African Americans have been involved in rodeo since its cattle-herding roots. Black cowboys were involved in various rodeos and competitions since the 1800s and made significant contributions to the field. Bill Pickett has been credited with inventing “bulldogging” or steer wrestling around 1900, and the event has since become a standard rodeo competition. Jesse Stahl was famous for his saddle bronc ridding abilities. Both have been since inducted into the Cowboy Hall of Fame in Oklahoma City, Oklahoma. Since black cowboys were kept out of white-sponsored events, they were forced to set up their own. The “Soul Circuit” was a loose schedule of minority rodeos in the Texas Gulf region in the 1940s, specifically in small rural towns that have historical ties to cattle-herding. The SCCA emerged out of these Soul Circuit rodeos, creating events that supported black riders.

The SCCA sponsored “All Colored” rodeo events, particularly in Oklahoma and Texas, building on the legacy of Soul Circuits. Myrtis Dightman was perhaps the most well-known member of the SCCA, and he eventually moved on to PRCA events. In 1966, Dightman became the first African American to qualify for the PRCA National Finals Rodeo. It would not be until 1982 that a black rider named Charlie Sampson would win the finals. By the 1960s and 1970s as civil rights legislation was passed and Jim Crow laws repealed, there was a lesser need for a “colored” rodeo organization and black riders began to join the PRCA in higher numbers.

The legacy of the SCCA can still be seen today as other black rodeo competitions still exist.

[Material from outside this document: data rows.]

@@ -71,25 +75,39 @@
 }
 
 constexpr int kSlabGroups = 16;
+__device__ __forceinline__ float slab_col_sum(const float* __restrict__ partials, int b0, int b1, int64_t n,
+                                              int64_t e) {
+  double a0 = 0.0, a1 = 0.0, a2 = 0.0, a3 = 0.0;
+  int b = b0;
+  for (; b + 3 < b1; b += 4) {
+    a0 += (double)partials[(int64_t)b * n + e];
+    a1 += (double)partials[(int64_t)(b + 1) * n + e];
+    a2 += (double)partials[(int64_t)(b + 2) * n + e];
+    a3 += (double)partials[(int64_t)(b + 3) * n + e];
+  }
+  for (; b < b1; ++b) a0 += (double)partials[(int64_t)b * n + e];
+  return (float)((a0 + a1) + (a2 + a3));
+}
 __global__ void slab_reduce_kernel(const float* __restrict__ partials, int nslab, int64_t n,
                                    float* __restrict__ out) {
   const int per = (nslab + gridDim.y - 1) / gridDim.y;
   const int b0 = blockIdx.y * per;
   const int b1 = b0 + per < nslab ? b0 + per : nslab;
-  for (int64_t e = blockIdx.x * 256ll + threadIdx.x; e < n; e += (int64_t)gridDim.x * 256) {
-    double a0 = 0.0, a1 = 0.0, a2 = 0.0, a3 = 0.0;
-    int b = b0;
-    for (; b + 3 < b1; b += 4) {
-      a0 += (double)partials[(int64_t)b * n + e];
-      a1 += (double)partials[(int64_t)(b + 1) * n + e];
-      a2 += (double)partials[(int64_t)(b + 2) * n + e];
-      a3 += (double)partials[(int64_t)(b + 3) * n + e];
-    }
-    for (; b < b1; ++b) a0 += (double)partials[(int64_t)b * n + e];
-    out[(int64_t)blockIdx.y * n + e] = (float)((a0 + a1) + (a2 + a3));
-  }
-}
-
+  for (int64_t e = blockIdx.x * 256ll + threadIdx.x; e < n; e += (int64_t)gridDim.x * 256)
+    out[(int64_t)blockIdx.y * n + e] = slab_col_sum(partials, b0, b1, n, e);
+}
+
+__device__ __forceinline__ float slab_groups_sum(const float (*gs)[64], int lane) {
+  double c0 = 0.0, c1 = 0.0, c2 = 0.0, c3 = 0.0;
+#pragma unroll
+  for (int b = 0; b < kSlabGroups; b += 4) {
+    c0 += (double)gs[b][lane];
+    c1 += (double)gs[b + 1][lane];
+    c2 += (double)gs[b + 2][lane];
+    c3 += (double)gs[b + 3][lane];
+  }
+  return (float)((c0 + c1) + (c2 + c3));
+}
 __global__ __launch_bounds__(1024) void slab_reduce_fused_kernel(const float* __restrict__ partials, int nslab,
                                                                  int64_t n, float* __restrict__ out) {
   __shared__ float gs[kSlabGroups][64];
@@ -99,29 +117,44 @@
   const int b1 = b0 + per < nslab ? b0 + per : nslab;
   for (int64_t e0 = blockIdx.x * 64ll; e0 < n; e0 += (int64_t)gridDim.x * 64) {
     const int64_t e = e0 + lane;
-    double a0 = 0.0, a1 = 0.0, a2 = 0.0, a3 = 0.0;
-    if (e < n) {
-      int b = b0;
-      for (; b + 3 < b1; b += 4) {
-        a0 += (double)partials[(int64_t)b * n + e];
-        a1 += (double)partials[(int64_t)(b + 1) * n + e];
-        a2 += (double)partials[(int64_t)(b + 2) * n + e];
-        a3 += (double)partials[(int64_t)(b + 3) * n + e];
-      }
-      for (; b < b1; ++b) a0 += (double)partials[(int64_t)b * n + e];
-    }
-    gs[g][lane] = (float)((a0 + a1) + (a2 + a3));
+    gs[g][lane] = e < n ? slab_col_sum(partials, b0, b1, n, e) : 0.f;
+    __syncthreads();
+    if (g == 0 && e < n) out[e] = slab_groups_sum(gs, lane);
+    __syncthreads();
+  }
+}
+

Cleo Hearn is a black cowboy who got his start at rodeos in Texas and Oklahoma sponsored by the SCCA. He went on to join the PRCA and established the U2 Rodeo Production Company in 1977, which puts on the Cowboys of Color Rodeo Tour, the largest multicultural rodeo in the United States, continuing the legacy of the organization that gave him his start.

Sources:
Bruce A. Glasrud and Michael N. Searles, Black Cowboys in the American West: On the Range, on the Stage, Behind the Badge (Norman: University of Oklahoma Press, 2016); George B. Kirsh, Othello Harris, and Claire Nolte, Encyclopedia of Ethnicity & Sports in the U.S. (Westport, CT: Greenwood Press, 2000); James L. Conyers, African American Consciousness: Past and Present (New Brunswick, N.J.: Transaction Publishers, 2012); Tracy Owners Patton and Sally M. Schedlock, “Let’s Go, Let’s Show, Let’s Rodeo: African Americans and the History of Rodeo,” The Journal of African American History 96 no. 4 (2011).